2022.07.20

Interview Series: Olga Domanova

By Jesua Epequin

 

The French Tech Beijing team sat with Olga Domanova, a French data scientist to get her insights on AI, China and Data Science applications.

01. What was your background before relocating to China?

My background is a mixture of informatics and biology, I have focused a big part of my career in machine vision: teaching machines to capture and interpret information from image and video data.

AI is an exciting area. « Data scientist » was not a mainstream position when I began my career. Becoming one was a gradual process, a natural transition from my background in life science informatics.

I studied my Bachelor’s in Biotechnology at the Saint Petersburg State Technical University. In 2007 I relocated to Bonn where I obtained a Master’s degree in Life Science Informatics at the Rheinische Friedrich-Wilhelms Universität. This was followed by a Ph.D. in Life Science Informatics at the RWTH Aachen University.

During my graduate studies I worked in parallel for the Fraunhofer Institutes where I was involved in cutting-edge AI applications. The Fraunhofer is the biggest organization for applied sciences in Europe, with 75 institutes spread throughout Germany, specializing on different fields of applied science. Fraunhofer’s inventions are countless, one of its best-known developments is the MP3 audio data compression process.

Afterwards, I spent some time with the French giant l’Oreal, then joined Notocord for a period of three years in Paris. This is a pharmaceutical company (currently owned by Instem) that focuses on the acquisition, display, and analysis of physiological signals. Its key product (Notocord-hem) is used in a wide array of settings, from pharmaceutical companies to hospitals, including research institutes.

 

02. What inspired you to come  work as a data scientist in China?

I relocated to China almost 2 years ago in order to work for Schlumberger as an AI Engineer.

The choice of China is due to its culture and long history. I was also attracted by the sharp professional contrast with the other countries I lived in.

 

03. What are the main differences between doing data science in China and France? In your opinion, which one is leading in artificial intelligence?

The main difference is the speed of work.
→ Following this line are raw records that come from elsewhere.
ltesniffer_amd/csrc/kernels/lsn_rm.h:

```cpp
#pragma once
#include <stdint.h>
#ifndef LSN_HD
#ifdef __HIPCC__
#define LSN_HD __host__ __device__ __forceinline__
#else
#define LSN_HD static inline
#endif
#endif

struct LsnRmGeom {
  int K, D, R, KP, ND, F, Ncb, nn, nn0, k0, cum_k0;
  int pre01[33];
  int pre2[33];
  uint8_t cnt01[32];
  uint8_t first2[32];
};

LSN_HD int lsn_perm_tc_f(int c) { return ((c & 1) << 4) | ((c & 2) << 2) | (c & 4) | ((c & 8) >> 2) | ((c & 16) >> 4); }

LSN_HD int lsn_rm_nb01_cr(const LsnRmGeom& g, int col, int row)
{
  if (col >= 32) return g.pre01[32];
  const int c = g.cnt01[col];
  return g.pre01[col] + (row < c ? row : c);
// ... 79 lines not shown
LSN_HD int lsn_rm_col_of(int y)
{
#ifdef __HIP_DEVICE_COMPILE__
  return (int)(__builtin_bitreverse32((uint32_t)y) >> 27);
#else
  return lsn_perm_tc_f(y & 31);
#endif
}
LSN_HD void lsn_rm_rank01_fast(LsnRmCol e, int nn, int y, int* r0, int* r1)
{
  const int row = y >> 5, cnt = e.a & 255, m = row < cnt ? row : cnt;
  int a = (e.a >> 8) + row - m;
  int b = (e.b >> 8) + 2 * row - m - (row > 0 ? (e.b & 1) : 0);
  *r0 = a < 0 ? a + nn : a;
  *r1 = b < 0 ? b + nn : b;
}
LSN_HD int lsn_rm_rank2_fast(LsnRmCol e, int nn, int z)
{
  const int row = z >> 5, cnt = e.a & 255, m = row < cnt ? row : cnt;
  const int b = (e.b >> 8) + 2 * row - m - (row > 0 ? (e.b & 1) : 0) + (row < cnt ? 0 : 1);
  return b < 0 ? b + nn : b;
}

LSN_HD int lsn_turbo_nwin(int K)
{
  int p1 = 1, p2 = 1;
  for (int P = (K / 32 < 128 ? K / 32 : 128); P >= 1; P--)
    if (K % P == 0) { p2 = P; break; }
  for (int P = (K / 32 < 64 ? K / 32 : 64); P >= 1; P--)
    if (K % P == 0) { p1 = P; break; }
  return p2 >= 96 ? p2 : p1;
}
#define LSN_TURBO_ONE_WAVE_KMAX 3072
LSN_HD int lsn_turbo_il_words(int K) { const int P = lsn_turbo_nwin(K), W = K / P; return ((W + 1) / 2) * P; }
LSN_HD bool lsn_turbo_two_wave_class(int K) { return lsn_turbo_nwin(K) > 64 || K > LSN_TURBO_ONE_WAVE_KMAX; }
```

ltesniffer_amd/csrc/kernels/lsn_rows.h:

```cpp
#pragma once
#include <stdint.h>
#ifndef LSN_HD
#ifdef __HIPCC__
#define LSN_HD __host__ __device__ __forceinline__
#else
#define LSN_HD static inline
#endif
#endif

#define LSN_ROWS_PER_ITEM 16u
#define LSN_ROWS_DIV_SHIFT 20

struct LsnRowGeom {
  uint32_t n[2];
  uint32_t div_m[2];
  uint32_t rows0;
  uint32_t rows;
};

LSN_HD uint32_t lsn_rows_ordinal(const uint32_t mask[4], uint32_t prb)
{
  uint32_t n = 0;
  for (uint32_t w = 0; w < 4; w++) {
    const uint32_t lo = 32u * w;
// ... 10 lines not shown
    g.n[s] = lsn_rows_ordinal(prb_mask[s], nof_prb);
    g.div_m[s] = g.n[s] ? (1u << LSN_ROWS_DIV_SHIFT) / g.n[s] + 1u : 0u;
  }
  g.rows0 = (nslot - l0) * g.n[0];
  g.rows = g.rows0 + nslot * g.n[1];
  return g;
}

LSN_HD uint32_t lsn_rows_items(const LsnRowGeom& g) { return (g.rows + LSN_ROWS_PER_ITEM - 1u) / LSN_ROWS_PER_ITEM; }

LSN_HD void lsn_rows_locate(const LsnRowGeom& g, uint32_t l0, uint32_t nslot, uint32_t row, uint32_t* l, uint32_t* slot, uint32_t* ord)
{
  const uint32_t s = row >= g.rows0 ? 1u : 0u;
  const uint32_t r = s ? row - g.rows0 : row, n = s ? g.n[1] : g.n[0], m = s ? g.div_m[1] : g.div_m[0];
  const uint32_t q = (r * m) >> LSN_ROWS_DIV_SHIFT;
  *slot = s;
  *l = (s ? nslot : l0) + q;
  *ord = r - q * n;
}

LSN_HD uint32_t lsn_rows_sym_off(uint32_t nof_prb) { return 14u * nof_prb; }
LSN_HD uint32_t lsn_rows_list_off(uint32_t nof_prb) { return 14u * nof_prb + 16u; }
LSN_HD uint32_t lsn_rows_prefix_len(uint32_t nof_prb) { return 15u * nof_prb + 16u; }
```

ltesniffer_amd/csrc/kernels/stage_c.hip:

```cpp
#include "lsn_dsp.h"
#include <algorithm>
#include "lsn_rm.h"
#include <type_traits>

#define SQRT1_2F 0.70710678118654752440f
#define SQRT2F 1.41421356237309504880f
#define LLR_Q 180.0f

__global__ __launch_bounds__(64) void k_pdsch_prep_up(LsnCellDev c, const LsnGrantDev* __restrict__ jobs_h, LsnGrantDev* __restrict__ jobs_d, uint32_t njobs,
                                                      LsnCopySegs sg, uint16_t* __restrict__ prefix)
{
  const int lane = threadIdx.x, nprb = (int)c.nof_prb;
  if (blockIdx.x >= njobs) {
    const uint32_t w = blockIdx.x - njobs, nw = gridDim.x - njobs;
    for (uint32_t q = 0; q < sg.n; q++) {
      const uint32_t words = sg.words[q];
      const bool al = ((((uintptr_t)sg.src[q]) | ((uintptr_t)sg.dst[q])) & 15u) == 0;
      const uint32_t n16 = al ? words / 4 : 0;
      const uint4* a4 = (const uint4*)sg.src[q];
      uint4* b4 = (uint4*)sg.dst[q];
      for (uint32_t i = w * 64u + (uint32_t)lane; i < n16; i += nw * 64u) b4[i] = a4[i];
      const uint32_t* a = (const uint32_t*)sg.src[q];
      uint32_t* b = (uint32_t*)sg.dst[q];
      for (uint32_t i = n16 * 4 + w * 64u + (uint32_t)lane; i < words; i += nw * 64u) b[i] = a[i];
    }
    return;
  }
  __shared__ LsnGrantDev gs;
  constexpr int NW = (int)(sizeof(LsnGrantDev) / 4);
  static_assert(NW <= 64 && sizeof(LsnGrantDev) % 4 == 0, "one word per lane");
  if (lane < NW) {
    const uint32_t v = ((const uint32_t*)(jobs_h + blockIdx.x))[lane];
    ((uint32_t*)&gs)[lane] = v;
    ((uint32_t*)(jobs_d + blockIdx.x))[lane] = v;
  }
  __syncthreads();
  const LsnGrantDev& g = gs;
  uint16_t* pf = prefix + g.prefix_off;
  const int cls = g.sf_idx == 0 ? 0 : (g.sf_idx == 5 ? 1 : 2);
  uint32_t before = 0;
  for (int l = 0; l < 14; l++) {
    uint32_t run = 0;
    for (int base = 0; base < nprb; base += 64) {
      const int prb = base + lane;
      uint32_t v = 0;
      if (prb < nprb && l >= (int)g.l0 && ((g.prb_mask[l >= (int)c.nslot ? 1 : 0][prb >> 5] >> (prb & 31)) & 1u)) v = (uint32_t)__popc((unsigned)c.validmask[(cls * 14 + l) * nprb + prb]);
      uint32_t inc = v;
#pragma unroll
      for (int off = 1; off < 64; off <<= 1) {
        const uint32_t t = __shfl_up(inc, off);
        if (lane >= off) inc += t;
      }
      if (prb < nprb) pf[l * nprb + prb] = (uint16_t)(run + inc - v);
      run += __shfl(inc, 63);
    }
    if (lane == 0) pf[lsn_rows_sym_off((uint32_t)nprb) + l] = (uint16_t)before;
    before += run;
  }
  if (lane == 0) pf[lsn_rows_sym_off((uint32_t)nprb) + 14] = (uint16_t)before;
  uint8_t* pl = (uint8_t*)(pf + lsn_rows_list_off((uint32_t)nprb));
  for (int s = 0; s < 2; s++)
    for (int prb = lane; prb < nprb; prb += 64)
      if ((g.prb_mask[s][prb >> 5] >> (prb & 31)) & 1u) pl[s * nprb + (int)lsn_rows_ordinal(g.prb_mask[s], (uint32_t)prb)] = (uint8_t)prb;
}
void lsn_launch_pdsch_prep_up(const LsnCellDev& c, const LsnGrantDev* jobs_host, LsnGrantDev* jobs_dev, uint32_t njobs, const LsnCopySegs& sg, uint16_t* prefix, hipStream_t s)
{
  uint32_t total = 0;
  for (uint32_t q = 0; q < sg.n; q++) total += sg.words[q];
  const uint32_t ncopy = total ? std::max<uint32_t>(1u, std::min<uint32_t>((total / 4 + 63u) / 64u, 256u)) : 0u;
  LSN_LAUNCH(k_pdsch_prep_up, dim3(njobs + ncopy), dim3(64), 0, s, c, jobs_host, jobs_dev, njobs, sg, prefix);
}
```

Here, it is necessary to sometimes work on the weekends, or longer hours during the week. There are however more opportunities in China, especially because it is undoubtedly ahead of France in the artificial intelligence field.

One reason China is ahead is the mentality of Chinese entrepreneurs; they are willing to make any sacrifice to succeed, this means harsh competition and long working hours. Also, thanks to the widespread use of phone apps, there is a wealth of data available in China that is hard to match.

 

 04. What do you think are some promising applications of AI (in particular, image processing) yet to be implemented in China?
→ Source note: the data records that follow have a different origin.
## Split Huzinaga fused kernel's two MFMA products across two wavefronts

The Huzinaga fused kernel now launches 128 threads per block, so each of the two wavefronts computes one of the two 16x16 products (F·DS for the tile and its mirror) instead of one wavefront doing both serially. The K-loop unroll depth doubles, loads use clamped indices instead of predicated loads, and the F values needed for the fock output are prefetched before the main loop. This aims to roughly halve the per-block MFMA chain latency and raise memory-level parallelism, at the cost of higher register pressure from the deeper unroll and an idle second wave on diagonal tiles.

```diff
diff --git a/nbed_amd/csrc/elementwise.hip b/nbed_amd/csrc/elementwise.hip
--- a/nbed_amd/csrc/elementwise.hip
+++ b/nbed_amd/csrc/elementwise.hip
@@ -75,9 +75,10 @@
 }
 
 typedef double ew_v4f64 __attribute__((ext_vector_type(4)));
-__global__ __launch_bounds__(64) void huzinaga_fused_kernel(const double* __restrict__ F,
-                                                            const double* __restrict__ DS, int N, double kappa,
-                                                            double* __restrict__ hz, double* __restrict__ fock_out) {
+constexpr int HZ_STEPS = 40;
+__global__ __launch_bounds__(128) void huzinaga_fused_kernel(const double* __restrict__ F,
+                                                             const double* __restrict__ DS, int N, double kappa,
+                                                             double* __restrict__ hz, double* __restrict__ fock_out) {
     __shared__ double t2[16][17], hv[16][17];
     const int ti = blockIdx.y, tj = blockIdx.x;
     if (tj > ti) return;
@@ -86,62 +87,62 @@
     DS += blockIdx.z * n2;
     hz += blockIdx.z * n2;
     if (fock_out != nullptr) fock_out += blockIdx.z * n2;
-    const int lane = threadIdx.x, fr = lane & 15, fk = lane >> 4;
-    const int ri = ti * 16 + fr, rj = tj * 16 + fr;
-    const bool oki = ri < N, okj = rj < N;
-    const double* fi = F + (int64_t)(oki ? ri : 0) * N;
-    const double* fj = F + (int64_t)(okj ? rj : 0) * N;
-    const double* dsj = DS + (okj ? rj : 0);
-    const double* dsi = DS + (oki ? ri : 0);
-    ew_v4f64 acc1 = {0.0, 0.0, 0.0, 0.0}, acc2 = {0.0, 0.0, 0.0, 0.0};
+    const int wv = threadIdx.x >> 6, lane = threadIdx.x & 63, fr = lane & 15, fk = lane >> 4;
     const bool diag = ti == tj;
-    constexpr int HZ_STEPS = 20;
-    for (int k0 = 0; k0 < N; k0 += 4 * HZ_STEPS) {
-        double a1[HZ_STEPS], b1[HZ_STEPS], a2[HZ_STEPS], b2[HZ_STEPS];
-#pragma unroll
-        for (int j = 0; j < HZ_STEPS; ++j) {
-            const int k = k0 + 4 * j + fk;
-            const bool in = k < N;
-            a1[j] = (in && oki) ? fi[k] : 0.0;
-            b1[j] = (in && okj) ? dsj[(int64_t)k * N] : 0.0;
-            a2[j] = (in && okj && !diag) ? fj[k] : 0.0;
-            b2[j] = (in && oki && !diag) ? dsi[(int64_t)k * N] : 0.0;
-        }
-#pragma unroll
-        for (int j = 0; j < HZ_STEPS; ++j) {
-            if (k0 + 4 * j < N) {
-                acc1 = __builtin_amdgcn_mfma_f64_16x16x4f64(a1[j], b1[j], acc1, 0, 0, 0);
-                if (!diag) acc2 = __builtin_amdgcn_mfma_f64_16x16x4f64(a2[j], b2[j], acc2, 0, 0, 0);
-            }
-        }
-    }
-    if (diag) acc2 = acc1;
-#pragma unroll
-    for (int r = 0; r < 4; ++r) t2[fk + 4 * r][fr] = acc2[r];
-    __syncthreads();
-    double val[4];
+    const bool work = wv == 0 || !diag;
+    const int ta = wv == 0 ? ti : tj, tb = wv == 0 ? tj : ti;
+    const int ra = ta * 16 + fr, cb = tb * 16 + fr;
+    const bool oka = ra < N, okb = cb < N;
+    const double* fa = F + (int64_t)(oka ? ra : 0) * N;
+    const double* db = DS + (okb ? cb : 0);
+    ew_v4f64 acc = {0.0, 0.0, 0.0, 0.0};
+    double fo[4];
+    int64_t oo[4];
+    bool oin[4];
 #pragma unroll
     for (int r = 0; r < 4; ++r) {
-        val[r] = -kappa * (acc1[r] + t2[fr][fk + 4 * r]);
-        hv[fk + 4 * r][fr] = val[r];
+        const int row = ta * 16 + fk + 4 * r, col = tb * 16 + fr;
+        oin[r] = work && row < N && col < N;
+        oo[r] = oin[r] ? (int64_t)row * N + col : 0;
+        fo[r] = fock_out != nullptr ? F[oo[r]] : 0.0;
+    }
+    if (work) {
+        for (int k0 = 0; k0 < N; k0 += 4 * HZ_STEPS) {
+            double a[HZ_STEPS], b[HZ_STEPS];
+#pragma unroll
+            for (int j = 0; j < HZ_STEPS; ++j) {
+                const int k = k0 + 4 * j + fk, kc = k < N ? k : N - 1;
+                a[j] = fa[kc];
+                b[j] = db[(int64_t)kc * N];
+            }
+#pragma unroll
+            for (int j = 0; j < HZ_STEPS; ++j) {
+                const bool in = k0 + 4 * j + fk < N;
+                if (k0 + 4 * j < N)
+                    acc = __builtin_amdgcn_mfma_f64_16x16x4f64((in && oka) ? a[j] : 0.0, (in && okb) ? b[j] : 0.0, acc, 0, 0, 0);
+            }
+        }
+    }
+    if (wv == (diag ? 0 : 1)) {
+#pragma unroll
+        for (int r = 0; r < 4; ++r) t2[fk + 4 * r][fr] = acc[r];
+    }
+    __syncthreads();
+    double val[4] = {0.0, 0.0, 0.0, 0.0};
+    if (wv == 0) {
+#pragma unroll
+        for (int r = 0; r < 4; ++r) {
+            val[r] = -kappa * (acc[r] + t2[fr][fk + 4 * r]);
+            hv[fk + 4 * r][fr] = val[r];
+        }
     }
     __syncthreads();
 #pragma unroll
     for (int r = 0; r < 4; ++r) {
-        const int row = ti * 16 + fk + 4 * r, col = tj * 16 + fr;
-        if (row < N && col < N) {
-            const int64_t o = (int64_t)row * N + col;
-            hz[o] = val[r];
-            if (fock_out != nullptr) fock_out[o] = F[o] + val[r];
-        }
-        if (!diag) {
-            const int mrow = tj * 16 + fk + 4 * r, mcol = ti * 16 + fr;
-            if (mrow < N && mcol < N) {
-                const int64_t o = (int64_t)mrow * N + mcol;
-                const double v = hv[fr][fk + 4 * r];
-                hz[o] = v;
-                if (fock_out != nullptr) fock_out[o] = F[o] + v;
-            }
+        if (oin[r]) {
+            const double v = wv == 0 ? val[r] : hv[fr][fk + 4 * r];
+            hz[oo[r]] = v;
+            if (fock_out != nullptr) fock_out[oo[r]] = fo[r] + v;
         }
     }
 }
@@ -1105,7 +1106,7 @@
     NBX_CHECK_ARG(ctx && d_f && d_ds && d_hz && nao > 0 && batch > 0 && batch < 65536);
     NBX_CHECK_ARG(d_fock_out != d_f);
     const unsigned g = (unsigned)nbx_cdiv(nao, 16);
-    hipLaunchKernelGGL(huzinaga_fused_kernel, dim3(g, g, (unsigned)batch), dim3(64), 0, ctx->stream, d_f, d_ds,
+    hipLaunchKernelGGL(huzinaga_fused_kernel, dim3(g, g, (unsigned)batch), dim3(128), 0, ctx->stream, d_f, d_ds,
                        (int)nao, kappa, d_hz, d_fock_out);
     NBX_LAUNCH_CHECK();
     return NBX_OK;
```

After: 4580, median of 6. 3.1% higher.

An interesting use of AI could be remote diagnosis. Using pictures taken by the patient offers the benefit of receiving advanced medical care without having to travel long distances, which is specially useful for elderly patients and people in rural areas.

However, this system would increase the burden on specialists by expanding the doctor’s geographic coverage. As a solution to that problem, deep learning-based artificial intelligence is expected to reduce the burden on doctors.
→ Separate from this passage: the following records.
template <typename T, bool CPLX, int NS, bool CORR, int FAM>
#ifndef WFK_LEAN_WAVES
#define WFK_LEAN_WAVES 3
#endif
#ifndef WFK_LEAN_WAVES_F32
#define WFK_LEAN_WAVES_F32 4
#endif
__global__ void __launch_bounds__(64, (sizeof(T) == 4 ? WFK_LEAN_WAVES_F32 : WFK_LEAN_WAVES) - (CPLX ? 1 : 0) -
                                          (CORR && sizeof(T) == 8 && !CPLX ? 1 : 0))
wfk_sample_lean(const KArgs a) {
  extern __shared__ __attribute__((aligned(16))) double s_dyn[];
  double* const s_par = s_dyn;
  double* const s_st = s_dyn + a.lean_par;
  constexpr int WT = 64 * NS;
  using OutR = typename OutOps<T>::Real;
  using OutC = typename OutOps<T>::Cplx;

  const int lane = threadIdx.x;
  const int64_t chunk = xcd_chunk(a);
  if (chunk < 0) return;
  const int ch = uni((int)(chunk / a.chunks_per_ch));
  const int64_t cc = uni64(chunk - (int64_t)ch * a.chunks_per_ch);
  const DevChannel C = a.channels[ch];
  int p = uni(a.chunk_first[chunk]);
  DevPiece cur = load_piece(a.pieces + p);
  int64_t staged = -1;
  int state_piece = -1;
  int64_t state_w0 = -1;
  int since_seed = 0;
  int cs_age = 0;

  OutR* const outr = uniptr(reinterpret_cast<OutR*>(a.out) + (int64_t)ch * a.ch_stride);
  OutC* const outc = uniptr(reinterpret_cast<OutC*>(a.out) + (int64_t)ch * a.ch_stride);

  for (int tt = 0; tt < a.tiles_per_chunk; ++tt) {
    const int64_t w0 = uni64((cc * a.tiles_per_chunk + tt) * WT);
    if (w0 >= a.n) break;
    const int64_t w1 = w0 + WT < a.n ? w0 + WT : a.n;
    const int64_t j0 = w0 + lane;
    while (p < C.piece_end - 1 && cur.stop <= w0) {
      p = uni(p + 1);
      cur = load_piece(a.pieces + p);
    }

    for (int q = p;;) {
      const DevPiece P = cur;
      if (P.start >= w1) break;
      T acc[NS], acci[CPLX ? NS : 1];
      WFK_EACH(NS, k) acc[k] = (T)0; WFK_END
      WFK_EACH(CPLX ? NS : 1, k) acci[k] = (T)0; WFK_END
      const bool mine = !a.mixed || P.n_blk == 0 || (P.flags & WFK_PF_LEAN);
      if (P.n_blk != 0 && mine) {
        if (P.par_off != staged) {
          __syncthreads();
          for (int i = lane; i < P.first_len; i += 64) s_par[i] = a.params[P.par_off + i];
          __syncthreads();
          staged = P.par_off;
        }
        const int nops = uni((int)s_par[1]);
        double x = grid_time(a, j0);
        if (C.tshift != 0.0) x = x - C.tshift;
        const bool valid = state_piece == q && state_w0 == w0;
        const bool carried = valid && since_seed < a.reseed;
        if (!carried) {
          bool seed_cs = true;
          if constexpr (!CORR) {
            seed_cs = !valid || cs_age >= WFK_LEAN_RESEED_CS;
          }
          if (seed_cs) cs_age = 0;
          for (int op = 0; op < nops; ++op) {
            const double* srec = s_par + WFK_BLK_HDR + op * WFK_FCE_REC;
            const int sfl = uni(WFK_FCE_WORD(srec));
            if constexpr (!CORR) {
              if (!seed_cs && (sfl & (WFK_FCE_HAS_CS | WFK_FCE_HAS_GR | WFK_FCE_CHIRP)) == WFK_FCE_HAS_CS) continue;
            }
            if constexpr (FAM >= 2) {
              if (sfl & WFK_FCE_CHIRP) {
                const ChirpSeeds cd = chirp_make_seeds(srec, x, sfl);
                double* ct = s_st + WFK_FCE_STOFF(sfl) + lane;
                ct[0] = cd.c; ct[64] = cd.s; ct[128] = cd.wc; ct[192] = cd.ws;
                if (sfl & WFK_FCE_HAS_GR) { ct[256] = cd.g; ct[320] = cd.r; }
                continue;
              }
            }
            if constexpr (FAM >= 3) {
              if ((sfl & 0x32) == 0x32) continue;
            }
            const FceSeeds sd = fce_make_seeds<CORR>(srec, x, sfl);
            double* st = s_st + WFK_FCE_STOFF(sfl) + lane;
            if (sfl & WFK_FCE_HAS_CS) {
              st[0] = sd.c;
              st[64] = sd.s;
              st += 128;
            }
            if (sfl & WFK_FCE_HAS_GR) {
              st[0] = sd.g;
              st[64] = sd.r;
            }
          }
          since_seed = 0;
        }
        CorrCtx cc;
        if constexpr (CORR) {
          const int64_t js = j0 - (int64_t)since_seed * WT;
          double xs = grid_time(a, js);
          if (C.tshift != 0.0) xs = xs - C.tshift;
          cc.dj0 = (double)(j0 + a.i0);
          cc.xref = xs;
          cc.step = a.step; cc.t0 = a.t0; cc.tshift = C.tshift; cc.last = a.last;
          cc.dlast = a.has_last ? (double)(a.i0 + a.n - 1) : -1.0;
          cc.kbase = since_seed * NS;
        }
        for (int op = 0; op < nops; ++op) {
          FceSeeds sd;
          const double* rec = s_par + WFK_BLK_HDR + op * WFK_FCE_REC;
          const int fl = uni(WFK_FCE_WORD(rec));
          double* const st = s_st + WFK_FCE_STOFF(fl) + lane;
          if constexpr (FAM >= 2) {
            if (fl & WFK_FCE_CHIRP) {
              ChirpSeeds cd;
              cd.c = st[0]; cd.s = st[64]; cd.wc = st[128]; cd.ws = st[192];
              cd.g = 1.0; cd.r = 1.0;
              const bool cenv = (fl & WFK_FCE_HAS_GR) != 0;
              if (cenv) { cd.g = st[256]; cd.r = st[320]; }
              const double cu0 = x - rec[WFK_FCE_SLIN];
              if (fl & 8) {
                if constexpr (CPLX) {
                  if (cenv) chirp_loop<T, NS, true>(rec, cd, cu0, acci); else chirp_loop<T, NS, false>(rec, cd, cu0, acci);
                }
              } else {
                if (cenv) chirp_loop<T, NS, true>(rec, cd, cu0, acc); else chirp_loop<T, NS, false>(rec, cd, cu0, acc);
              }
              st[0] = cd.c; st[64] = cd.s; st[128] = cd.wc; st[192] = cd.ws;
              if (cenv) { st[256] = cd.g; st[320] = cd.r; }
              continue;
            }
          }
          if constexpr (FAM >= 1) {
            if (fl & WFK_FCE_BANK) {
              const int nb = uni((int)rec[WFK_FCE_SIGMA]);
              if (fl & 8) {
                if constexpr (CPLX) fce_bank<T, NS>(s_par, a.params + P.par_off, rec, nb, s_st, lane, acci);
              } else {
                fce_bank<T, NS>(s_par, a.params + P.par_off, rec, nb, s_st, lane, acc);
              }
              op += nb - 1;
              continue;
            }
          }
          if constexpr (FAM >= 4) {
            if (fl < 0) {
              if (fl & 8) {
                if constexpr (CPLX) fce_ownmul<T, NS>(s_par, rec, a, x, st, fl, acci);
              } else {
                fce_ownmul<T, NS>(s_par, rec, a, x, st, fl, acc);
              }
              continue;
            }
          }
          if constexpr (FAM >= 3) {
            if ((fl & 0x32) == 0x32) {
              if (fl & 1) fce_mollmul<T, NS, CPLX>(rec, x, acc, acci);
              else fce_tabmul<T, NS, CPLX>(rec, a, x, acc, acci);
              continue;
            }
          }
          double* const stg = st + ((fl & (WFK_FCE_HAS_CS | WFK_FCE_HAS_GR)) == (WFK_FCE_HAS_CS | WFK_FCE_HAS_GR) ? 128 : 0);
          sd.c = st[0];
          sd.s = st[64];
          sd.g = stg[0];
          sd.r = stg[64];
          if (FAM >= 1 && ((fl >> 4) & 3) == 3) {
            if constexpr (FAM >= 1) {
              if (fl & 3) fce_erfmul<T, NS, CPLX>(rec, sd, x, acc, acci);
              else fce_envmul<T, NS, CPLX>(rec, sd, acc, acci);
            }
          } else if (fl & 8) {
            if constexpr (CPLX) fce_eval<T, NS, CORR>(s_par, rec, sd, x, true, acci, fl, &cc);
          } else {
            fce_eval<T, NS, CORR>(s_par, rec, sd, x, true, acc, fl, &cc);
          }
          if (fl & WFK_FCE_HAS_CS) {
            st[0] = sd.c;
            st[64] = sd.s;
          }
          if (fl & WFK_FCE_HAS_GR) {
            stg[0] = sd.g;
            stg[64] = sd.r;
          }
        }
        state_piece = q;
        state_w0 = w0 + WT;
        ++since_seed;
        ++cs_age;
      }
      if (mine) store_tile<T, CPLX, NS, CORR>(a, C, P, uniptr(outr + w0), uniptr(outc + w0), w0, lane, acc, acci);
      if (P.stop >= w1 || q + 1 >= C.piece_end) break;
      q = uni(q + 1);
      cur = load_piece(a.pieces + q);
      p = q;
    }
  }
}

Remote diagnosis is already being used in the Republic of Congo; a venture company from Keio University School of Medicine has developed Smart Eye Camera (SEC), an ophthalmic medical device that can be attached to smartphones. An ophthalmologist from Japan examines an ophthalmological image taken using the SEC’s dedicated app. As a result, ophthalmic diseases were found in about 10% of the patients. These were later treated by a local ophthalmologist.

 

05. What was the focus of your PhD research?

During my Ph.D. I mainly focused on medical image processing. Under the supervision of Prof. Thomas Berlage from Fraunhofer FIT, I developed automated quantitative methods to analyze the mechanisms of liver diseases, thus helping identify different kinds of pathologies, such as cholestasis (a decrease in bile flow from the liver).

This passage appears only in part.